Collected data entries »
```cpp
static int launch_form(ss_ctx* c, hipStream_t stream, const ConvPlan& p, Launch& l, double flops, double bytes, double issued) {
    const int cus = c->num_cus;
    auto go = [&](const char* variant, auto&& launch) { return conv_launch(c, stream, variant, p.name, l.a, flops, bytes, issued, l.form != kConv4UpsPlain, launch); };
    switch (l.form) {
        case kConv2: return go(conv_v2_variant(l.a, c->bf16, p.NT, cus), [&](ConvArgs& x) { return launch_conv3x3_v2(x, c->bf16, p.NT, cus, stream); });
        case kConv4: return go(conv_v4_variant(l.a, p.NT, cus, prec4(c)), [&](ConvArgs& x) { return launch_conv3x3_v4(x, p.NT, cus, prec4(c), stream); });
        case kConv4UpsPlain: return go(conv_ups_variant(), [&](ConvArgs& x) { return launch_conv3x3_ups(x, cus, stream); });
        case kConv4UpsRing: return go(conv_upsr_variant(), [&](ConvArgs& x) { return launch_conv3x3_upsr(x, cus, stream); });
        case kConv2Ups: return go(conv_ups32_variant(p.ups32_nt, ups32_mtw(p)), [&](ConvArgs& x) { return launch_conv3x3_ups32(x, p.ups32_nt, ups32_mtw(p), cus, stream); });
        case kConv1Stream16: case kConv1Stream32: {
            const int form = l.form == kConv1Stream16 ? 16 : 32;
            return go(conv1_stream_variant(l.a, form), [&](ConvArgs& x) { return launch_conv1_stream(x, form, dev_env("SOFTSPOKEN_C1S_ROWS", 32), cus, stream); });
        }
        case kConv9aStream:
            return go(conv9a_stream_variant(), [&](ConvArgs& x) { return launch_conv9a_stream(x, dev_env("SOFTSPOKEN_C9A_ROWS", 32), dev_env("SOFTSPOKEN_C9A_GRID", 0), cus, stream); });
        case kConv9Stream:
            return go(conv9_stream_variant(), [&](ConvArgs& x) { return launch_conv9_stream(x, dev_env("SOFTSPOKEN_C9S_ROWS", 32), dev_env("SOFTSPOKEN_C9S_GRID", 0), cus, stream); });
        case kNoForm: break;
    }
    return fail(c, SS_ERR_STATE, "no kernel form chosen for " + p.name);
}

static int run_block(ss_ctx* c, Workspace& ws, hipStream_t stream, int bi, int n, bool with_spec) {
    const Block& k = kBlocks[bi];
    const BlockPlan& p = c->convs[bi];
    BlockRun r;
    if (!choose_block(c, ws, bi, n, with_spec, r))
        return fail(c, SS_ERR_STATE, "f16x2: no kernel form for " + (k.first_in_loader || r.A.form != kNoForm ? p.B.name : p.A.name));
    const bool hasA = r.A.form != kNoForm, store_y = r.B.a.store_out != 0;
    for (Act t : {hasA ? k.h : kNoAct, hasA && !r.proj ? k.r : kNoAct, store_y ? k.y : kNoAct, k.pool})
        if (t != kNoAct) c->dbg_written |= (uint64_t)1 << t;
    const double es = c->prec == kBf16 ? 2 : 4;
    for (Launch* l : {&r.A, &r.B, &r.B2}) {
        if (l->form == kNoForm) continue;
        const bool isA = l == &r.A;
        if (int rc = launch_form(c, stream, isA ? p.A : p.B, *l, 2.0 * launch_macs(k, isA, r.proj, n), launch_bytes(k, isA, r.proj, n, es, store_y),
                                 launch_issued(k, l->form, n)))
            return rc;
// ... 354 lines not shown
```

softspoken_amd/csrc/kernels.h:

```cpp
#pragma once
#include <hip/hip_runtime.h>
#include <stdint.h>
#include <atomic>
#include <cstdlib>

namespace ss {

#ifdef SS_DEVBUILD
static inline int dev_env(const char* name, int dflt) { const char* v = getenv(name); return v ? atoi(v) : dflt; }
#else
static constexpr int dev_env(const char*, int dflt) { return dflt; }
#endif

inline hipError_t allow_full_lds(const void* kernel, std::atomic<uint64_t>& done) {
    int dev = 0;
    hipError_t e = hipGetDevice(&dev);
    if (e != hipSuccess) return e;
    const uint64_t bit = 1ull << (dev & 63);
    if (done.load(std::memory_order_acquire) & bit) return hipSuccess;
    e = hipFuncSetAttribute(kernel, hipFuncAttributeMaxDynamicSharedMemorySize, 160 * 1024);
    if (e == hipSuccess) done.fetch_or(bit, std::memory_order_release);
    return e;
}

// ... 102 lines not shown
hipError_t launch_conv3x3_ups32(const ConvArgs& a, int NT, int MTW, int num_cus, hipStream_t s);

bool conv1_stream_supports(const ConvArgs& a);
const char* conv1_stream_variant(const ConvArgs& a, int form);
size_t conv1_stream_weight_bytes();
hipError_t launch_conv1_stream(const ConvArgs& a, int form, int rows_per_unit, int num_cus, hipStream_t s);

bool conv9_stream_supports(const ConvArgs& a);
const char* conv9_stream_variant();
size_t conv9_stream_proj_bytes();
size_t conv9_stream_flat_bytes();
bool conv9_stream_rows_ok(int rows_per_unit);
int conv9_stream_flat_groups(int rows_per_unit);
double conv9_stream_issued_macs(int N);
hipError_t launch_conv9_stream(const ConvArgs& a, int rows_per_unit, int grid_override, int num_cus, hipStream_t s);

bool conv9a_stream_supports(const ConvArgs& a);
const char* conv9a_stream_variant();
size_t conv9a_stream_ups_bytes();
bool conv9a_stream_rows_ok(int rows_per_unit);
double conv9a_stream_issued_macs(int N);
hipError_t launch_conv9a_stream(const ConvArgs& a, int rows_per_unit, int grid_override, int num_cus, hipStream_t s);

struct Head1dWeights { float w1[4][4][3], b1[4], w2[4][4][3], wr[4][4], b2r[4], wo[4], bo, fscale; };
hipError_t launch_mask_head_parts(const float* parts, int n_parts, const float* flat_bias, const Head1dWeights& hw, float* logits,
                                  int N, hipStream_t s);
hipError_t launch_spec_tail(const void* x, int64_t lo_delta, const float* w , const float* bias, float* spec, int N, int prec,
                            hipStream_t s);

static constexpr int kMelLo = 10, kMelHi = 32, kMelPitch = 43;
struct FrontendTables {
    const float4* pretw;
    const float2* w2048;
    const int* mel_start;
    const int* mel_count;
    const int* mel_off;
    const float* mel_w;
    int mel_nw;
    const float* mel_wp;
    int dbg;
    const float2* win2;
    const float2* twt;
    const float2* wkt;
    const float* mel_wq;
    const int* mel_p0;
};
// ... 54 lines not shown
```

softspoken_amd/csrc/weights.hip:

```cpp
#include "engine.h"

#include <algorithm>
#include <cmath>
#include <cstring>

namespace ss {
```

WHAT THIS TASK INVOLVES »
Please report every line among the entries that includes "hasA".

TASK OUTPUT »
    const bool hasA = r.A.form != kNoForm, store_y = r.B.a.store_out != 0;
    for (Act t : {hasA ? k.h : kNoAct, hasA && !r.proj ? k.r : kNoAct, store_y ? k.y : kNoAct, k.pool})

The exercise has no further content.